**TO DO**
Look through the listing for the string "prow" and copy out every line that holds it.

**DATASET CONTENT**
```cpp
int sv_launch_refine_grouped(segvlad_ctx* ctx, const float* Q, const float* R, int nq, int d, const float* qn, const float* rn,
                             const uint32_t* ref_cnt, const uint32_t* ref_id, int rcap, int k, float* d2_out, int64_t* idx_out,
                             int* launches, const uint32_t* only_rows, int live_groups_hint) {
  if (launches) *launches = 0;
  if (nq <= 0) return SEGVLAD_OK;
  const int ucap = SV_RG_UCAP;
  const int G = only_rows ? 1 : rg_group_rows(ctx);
  int tcap = 1024;
  while (tcap < 32768 && 3 * (int64_t)tcap < 4 * (int64_t)G * rcap) tcap <<= 1;
  const bool can = ctx->opt.refine_group != 0 && d % SV_GT_KS == 0 && nq > 128 && (rcap <= 4096 || only_rows) &&
                   (reinterpret_cast<uintptr_t>(Q) & 15) == 0 && (reinterpret_cast<uintptr_t>(R) & 15) == 0;
  if (!can) {
    if (launches) *launches = 1;
    return sv_launch_refine_exact(ctx, Q, R, nq, d, qn, rn, ref_cnt, ref_id, rcap, k, d2_out, idx_out, only_rows);
  }
  const int nb = (nq + G - 1) / G;
  SV_HIP(ctx->s_grp_cnt.reserve((size_t)nb * 4));
  SV_HIP(ctx->s_grp_ids.reserve((size_t)nb * ucap * 4));
  SV_HIP(ctx->s_grp_rows.reserve((size_t)nq * 4));
  SV_HIP(ctx->s_grp_keys.reserve((size_t)nq * ucap * 8));
  SV_HIP(ctx->s_grp_pos.reserve((size_t)nq * rcap * 2));
  uint32_t* gcnt = ctx->s_grp_cnt.as<uint32_t>();
  uint32_t* gids = ctx->s_grp_ids.as<uint32_t>();
  uint32_t* prow = ctx->s_grp_rows.as<uint32_t>();
  uint64_t* gkeys = ctx->s_grp_keys.as<uint64_t>();
  static_assert(SV_RG_UCAP / 128 <= 32, "a work item holds its tile in 5 bits");
  const int max_items = ((live_groups_hint > 0 && live_groups_hint < nb) ? live_groups_hint : nb) * (ucap / 128);
  SV_HIP(ctx->s_grp_work.reserve((size_t)(max_items + 1) * 4));
  uint32_t* work = ctx->s_grp_work.as<uint32_t>();
  SV_HIP(hipMemsetAsync(work, 0, 4, ctx->stream));
  const size_t ulds = ((size_t)tcap + (size_t)ucap + RG_UT) * 4;
  if (ulds + 1024 > 64 * 1024) SV_HIP(sv_max_dyn_lds(reinterpret_cast<const void*>(refine_union_kernel), ulds));
  hipLaunchKernelGGL(refine_union_kernel, dim3(nb), dim3(RG_UT), ulds, ctx->stream, ref_cnt, ref_id, rcap, nq, G, d,
                     (ctx->opt.refine_group == 2 || only_rows) ? 1 : 0, ucap, tcap, gcnt, gids, prow, work, ctx->s_grp_pos.as<uint16_t>(), only_rows);
  SV_HIP(hipGetLastError());
  {
    const int mt = G > 32 ? 2 : 1;
    const size_t glds = sv_group_tile_bytes(mt) + 128 * 4;
    auto gk = mt == 2 ? refine_group_gemm_kernel<2> : refine_group_gemm_kernel<1>;
    SV_HIP(sv_max_dyn_lds(reinterpret_cast<const void*>(gk), glds));
    hipLaunchKernelGGL(gk, dim3(max_items), dim3(256), glds, ctx->stream, Q, R, d, nq, G, qn, rn, gcnt, gids, ucap, gkeys, work);
    SV_HIP(hipGetLastError());
  }
  {
    int rpad = 2;
    while (rpad < rcap) rpad <<= 1;
    if ((size_t)rpad * 8 + 1024 > 64 * 1024) SV_HIP(sv_max_dyn_lds(reinterpret_cast<const void*>(refine_group_select_kernel), (size_t)rpad * 8));
    hipLaunchKernelGGL(refine_group_select_kernel, dim3(nq), dim3(256), (size_t)rpad * 8, ctx->stream, gcnt, gkeys, ref_cnt,
                       ctx->s_grp_pos.as<uint16_t>(), rcap, G, ucap, k, d2_out, idx_out);
    SV_HIP(hipGetLastError());
  }
  if (launches) *launches = 4;
  return sv_launch_refine_exact(ctx, Q, R, nq, d, qn, rn, ref_cnt, ref_id, rcap, k, d2_out, idx_out, prow);
}

int sv_refine_group_stats(segvlad_ctx* ctx, int nq, int64_t* groups, int64_t* grouped, int64_t* union_sum) {
  const int nb = (nq + rg_group_rows(ctx) - 1) / rg_group_rows(ctx);
  std::vector<uint32_t> h(nb);
  SV_HIP(hipStreamSynchronize(ctx->stream));
  SV_HIP(hipMemcpy(h.data(), ctx->s_grp_cnt.p, (size_t)nb * 4, hipMemcpyDeviceToHost));
  int64_t g = 0, s = 0;
  for (uint32_t c : h) {
    if (c) ++g;
    s += c;
  }
  *groups = nb;
  *grouped = g;
  *union_sum = s;
  return SEGVLAD_OK;
}
```

### revisit-anything_amd/csrc/vlad_kernels.hip

```cpp
#include <stdio.h>
#include <stdlib.h>

#include "ctx.h"
#include "incidence_dev.h"
#include "mfma_f32_dev.h"

__global__ void vocab_norm_kernel(const float* __restrict__ C, int K, int D, float* __restrict__ inv) {
  const int k = blockIdx.x;
  float s = 0.f;
  for (int d = threadIdx.x; d < D; d += blockDim.x) {
    float v = C[(size_t)k * D + d];
    s = fmaf(v, v, s);
  }
  __shared__ float red[256];
  red[threadIdx.x] = s;
  __syncthreads();
  for (int o = 128; o > 0; o >>= 1) {
    if (threadIdx.x < o) red[threadIdx.x] += red[threadIdx.x + o];
    __syncthreads();
  }
  if (threadIdx.x == 0) inv[k] = 1.0f / fmaxf(sqrtf(red[0]), 1e-12f);
}

__global__ void vocab_bt_kernel(const float* __restrict__ C, const float* __restrict__ inv, int K, int D, int NT,
// ... 502 lines not shown
  __shared__ float ssum[128];
  const int gx = (N + 127) / 128;
  const int per = (int)((gridDim.x + 7) / 8);
  const int logical = (int)(blockIdx.x & 7) * per + (int)(blockIdx.x >> 3);
  if (logical >= gx * B) return;
  const int b = logical / gx, t0 = (logical - b * gx) * 128;
  const int tid = threadIdx.x, w = tid >> 6, l = tid & 63, i = l & 31, kk = l >> 5;
  const float* Tb = T + (size_t)b * D * N;
  const int lr = tid >> 5, lq = tid & 31;
  const int tl0 = t0 + 4 * lq;
  const int nvalid = N - tl0;
  f32x16 acc[NT];
#pragma unroll
  for (int n = 0; n < NT; ++n)
#pragma unroll
    for (int r = 0; r < 16; ++r) acc[n][r] = 0.f;
  float ss = 0.f;
  const int nch = D / DC;
  float4 va[4], vb[4];
#define SV_LOAD_CHUNK(V, c)                                                           \
  _Pragma("unroll") for (int j = 0; j < 4; ++j) {                                     \
    const float* p = Tb + (size_t)((c) * DC + lr + 8 * j) * N + tl0;                  \
    if (nvalid >= 4) {                                                                \
      const f32x4u u = *reinterpret_cast<const f32x4u*>(p);                           \
      V[j] = make_float4(u[0], u[1], u[2], u[3]);                                     \
    } else {                                                                          \
      V[j] = make_float4(nvalid > 0 ? p[0] : 0.f, nvalid > 1 ? p[1] : 0.f, nvalid > 2 ? p[2] : 0.f, 0.f); \
    }                                                                                 \
  }
#define SV_PARK_CHUNK(V, buf)                                                         \
  _Pragma("unroll") for (int j = 0; j < 4; ++j) {                                     \
    const int d_ = lr + 8 * j;                                                        \
    float* q = tile + (buf) * (DC * TS) + d_ * TS + ((4 * lq + rot(d_)) & 127);       \
    *reinterpret_cast<float4*>(q) = V[j];                                             \
  }
  SV_LOAD_CHUNK(va, 0)
  SV_PARK_CHUNK(va, 0)
  if (1 < nch) { SV_LOAD_CHUNK(va, 1) }
  __syncthreads();
#define SV_ASSIGN_STEP(c, VNEXT, VFREE)                                               \
  {                                                                                   \
    if ((c) + 2 < nch) { SV_LOAD_CHUNK(VFREE, (c) + 2) }                              \
    assign_wide_chunk<NT>(tile + ((c) & 1) * (DC * TS), bt, Xt, b, N, D, t0, tid, w, l, i, kk, (c), acc, ss);  \
    if ((c) + 1 < nch) { SV_PARK_CHUNK(VNEXT, ((c) + 1) & 1) }                        \
    __syncthreads();                                                                  \
  }
  for (int c = 0; c < nch; c += 2) {
    SV_ASSIGN_STEP(c, va, vb)
    if (c + 1 < nch) SV_ASSIGN_STEP(c + 1, vb, va)
  }
#undef SV_ASSIGN_STEP
#undef SV_LOAD_CHUNK
#undef SV_PARK_CHUNK
  constexpr int KP = NT * 32;
  float* sc = tile;
  ss += __shfl_xor(ss, 32);
  if (kk == 0) ssum[32 * w + i] = ss;
#pragma unroll
  for (int n = 0; n < NT; ++n)
#pragma unroll
    for (int r = 0; r < 16; ++r) sc[(32 * w + sv_frag_row(r, kk)) * (KP + 1) + n * 32 + i] = acc[n][r];
  __syncthreads();
  if (tid < 128 && t0 + tid < N) {
    const float rn = 1.0f / fmaxf(sqrtf(ssum[tid]), 1e-12f);
    float best = -INFINITY, second = -INFINITY;
    int bi = 0;
    for (int k = 0; k < K; ++k) {
      const float sv = sc[tid * (KP + 1) + k];
      if (sv > best) {
        second = best;
        best = sv;
        bi = k;
      } else if (sv > second) {
        second = sv;
      }
    }
    const size_t o = (size_t)b * N + t0 + tid;
    labels[o] = (uint8_t)bi;
    rnorm[o] = rn;
    if (gap) gap[o] = (K > 1) ? (best - second) * rn : INFINITY;
  }
}

int sv_launch_assign(segvlad_ctx* ctx, const float* tokens, int B, int N, float* xt, uint8_t* labels, float* rnorm,
                     float* gap) {
  const int NT = ctx->Kpad / 32;
  dim3 grid((N + 63) / 64, B), block(256);
  const float* bt = ctx->vocab_bt.as<float>();
  if (NT <= 2 && ctx->D % 32 == 0 && !ctx->opt.assign_narrow) {
    const unsigned tiles_total = (unsigned)((N + 127) / 128) * (unsigned)B;
    dim3 gridw((tiles_total + 7) / 8 * 8, 1);
    if (NT == 1)
      hipLaunchKernelGGL(assign_wide_kernel<1>, gridw, block, 0, ctx->stream, tokens, N, ctx->D, ctx->K, bt, xt, labels, rnorm, gap, B);
    else
      hipLaunchKernelGGL(assign_wide_kernel<2>, gridw, block, 0, ctx->stream, tokens, N, ctx->D, ctx->K, bt, xt, labels, rnorm, gap, B);
    SV_HIP(hipGetLastError());
    return SEGVLAD_OK;
  }
  switch (NT) {
    case 1:
      hipLaunchKernelGGL(assign_kernel<1>, grid, block, 0, ctx->stream, tokens, N, ctx->D, ctx->K, bt, xt, labels, rnorm, gap);
      break;
    case 2: {
#ifdef SEGVLAD_ABLATIONS
      const char* ab = getenv("SEGVLAD_ASSIGN_ABL");
      const int a = ab ? atoi(ab) : 0;
      if (a == 1) {
        hipLaunchKernelGGL((assign_kernel<2, 1>), grid, block, 0, ctx->stream, tokens, N, ctx->D, ctx->K, bt, xt, labels, rnorm, gap);
        break;
      } else if (a == 2) {
        hipLaunchKernelGGL((assign_kernel<2, 2>), grid, block, 0, ctx->stream, tokens, N, ctx->D, ctx->K, bt, xt, labels, rnorm, gap);
        break;
      } else if (a == 3) {
        hipLaunchKernelGGL((assign_kernel<2, 3>), grid, block, 0, ctx->stream, tokens, N, ctx->D, ctx->K, bt, xt, labels, rnorm, gap);
        break;
      }
#endif
      hipLaunchKernelGGL(assign_kernel<2>, grid, block, 0, ctx->stream, tokens, N, ctx->D, ctx->K, bt, xt, labels, rnorm, gap);
      break;
    }
    case 4:
      hipLaunchKernelGGL(assign_kernel<4>, grid, block, 0, ctx->stream, tokens, N, ctx->D, ctx->K, bt, xt, labels, rnorm, gap);
      break;
    default:
      return ctx->fail(SEGVLAD_ERR_LIMIT, "K=%d: supported cluster counts are 1..64 and 97..128 (Kpad in {32,64,128})", ctx->K);
  }
  SV_HIP(hipGetLastError());
  return SEGVLAD_OK;
}

__global__ __launch_bounds__(256) void prep_kernel(const uint8_t* __restrict__ labels, const uint64_t* __restrict__ inc,
                                                   const int32_t* __restrict__ seg_off,
                                                   const int64_t* __restrict__ adj_off, const uint8_t* __restrict__ adj,
                                                   int N, int K, int S_max, int SC, uint64_t* __restrict__ colmask,
                                                   float* __restrict__ gscale, int32_t* __restrict__ tok_order,
                                                   int32_t* __restrict__ lab_off, const float* __restrict__ rnorm,
                                                   float* __restrict__ rn_sorted, int stage, int ord_n,
                                                   int32_t* __restrict__ phys, int32_t* __restrict__ cov_cnt, int cover) {
  extern __shared__ __attribute__((aligned(16))) unsigned char smem[];
  const int b = blockIdx.x;
  const int nw = (N + 63) >> 6;
  const int s0 = seg_off[b], S = seg_off[b + 1] - s0;
  uint64_t* inc2 = reinterpret_cast<uint64_t*>(smem);
  uint64_t* lbits = inc2 + (size_t)S_max * nw;
  const int tid = threadIdx.x;
  if (adj && stage) {
    const int SW = (S_max + 63) >> 6;
    uint64_t* inc0 = reinterpret_cast<uint64_t*>(reinterpret_cast<int*>(lbits + (size_t)K * nw) + ord_n);
    uint64_t* nbr = inc0 + (size_t)S_max * nw;
    for (int idx = tid; idx < S * nw; idx += 256) inc0[idx] = inc[(size_t)s0 * nw + idx];
    for (int idx = tid; idx < S * SW; idx += 256) nbr[idx] = 0;
    __syncthreads();
    const uint8_t* a = adj + adj_off[b];
    for (int e = tid; e < S * S; e += 256)
      if (a[e]) {
        const int s = e / S, u = e - s * S;
        atomicOr(reinterpret_cast<unsigned long long*>(&nbr[s * SW + (u >> 6)]), 1ull << (u & 63));
      }
    __syncthreads();
    for (int idx = tid; idx < S * nw; idx += 256) {
      const int s = idx / nw, w = idx - s * nw;
      uint64_t v = 0;
      for (int uw = 0; uw < SW; ++uw) {
        uint64_t m = nbr[s * SW + uw];
        while (m) {
          const int u = (uw << 6) + __builtin_ctzll(m);
          m &= m - 1;
          v |= inc0[u * nw + w];
        }
      }
      inc2[idx] = v;
    }
  } else {
    for (int idx = tid; idx < S * nw; idx += 256) {
// ... 814 lines not shown
```

Before: 8953.

## Add double-buffered streaming assign kernel with register prefetch of token chunks

Adds a new assign kernel that streams the token matrix in 32-dim chunks. It prefetches the next two chunks into registers while MFMA runs on the current chunk, and double-buffers both the token and centroid chunks in LDS, with a rotated layout to avoid bank conflicts. The kernel is on by default when the wide-assign conditions hold, and it also writes the transposed Xt tile from LDS. Separately, the refine-group GEMM now stages query norms in LDS and loads the reference norm before the dot loop, removing scattered global reads from the epilogue. The costs are more register pressure and a more complex tail schedule.

```diff
diff --git a/revisit-anything_amd/csrc/api.hip b/revisit-anything_amd/csrc/api.hip
--- a/revisit-anything_amd/csrc/api.hip
+++ b/revisit-anything_amd/csrc/api.hip
@@ -203,7 +203,7 @@
                                             {"SEGVLAD_ASSIGN_NARROW", "assign_narrow"}, {"SEGVLAD_DEBUG_SEARCH", "debug_search"},
                                             {"SEGVLAD_AGG_KPB", "agg_kpb"},
                                             {"SEGVLAD_KNN_HEURISTIC", "knn_heuristic"}, {"SEGVLAD_PCA_PATH", "pca_path"},
-                                            {"SEGVLAD_COVER_ROWS", "cover_rows"}};
+                                            {"SEGVLAD_COVER_ROWS", "cover_rows"},   {"SEGVLAD_ASSIGN_STREAM", "assign_stream"}};
   for (auto& kv : env_keys)
     if (const char* v = getenv(kv[0])) (void)segvlad_set_option(c, kv[1], v);
 #define SV_TAG_P(n) c->n.tag = #n; c->n.fixed = true;
@@ -341,6 +341,7 @@
   if (!strcmp(key, "pj_f16")) return as_int(&o.pj_f16);
   if (!strcmp(key, "cover_rows")) return as_int(&o.cover_rows);
   if (!strcmp(key, "pj_planes")) return as_int(&o.pj_planes);
+  if (!strcmp(key, "assign_stream")) return as_dev(&o.assign_stream, {0, 1}, {2});
   if (!strcmp(key, "small_plan")) return as_int(&o.small_plan);
   if (!strcmp(key, "small_tail")) return as_int(&o.small_tail);
   if (!strcmp(key, "small_head")) return as_int(&o.small_head);
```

**ANSWER TO THE EXERCISE**
  uint32_t* prow = ctx->s_grp_rows.as<uint32_t>();
                     (ctx->opt.refine_group == 2 || only_rows) ? 1 : 0, ucap, tcap, gcnt, gids, prow, work, ctx->s_grp_pos.as<uint16_t>(), only_rows);
  return sv_launch_refine_exact(ctx, Q, R, nq, d, qn, rn, ref_cnt, ref_id, rcap, k, d2_out, idx_out, prow);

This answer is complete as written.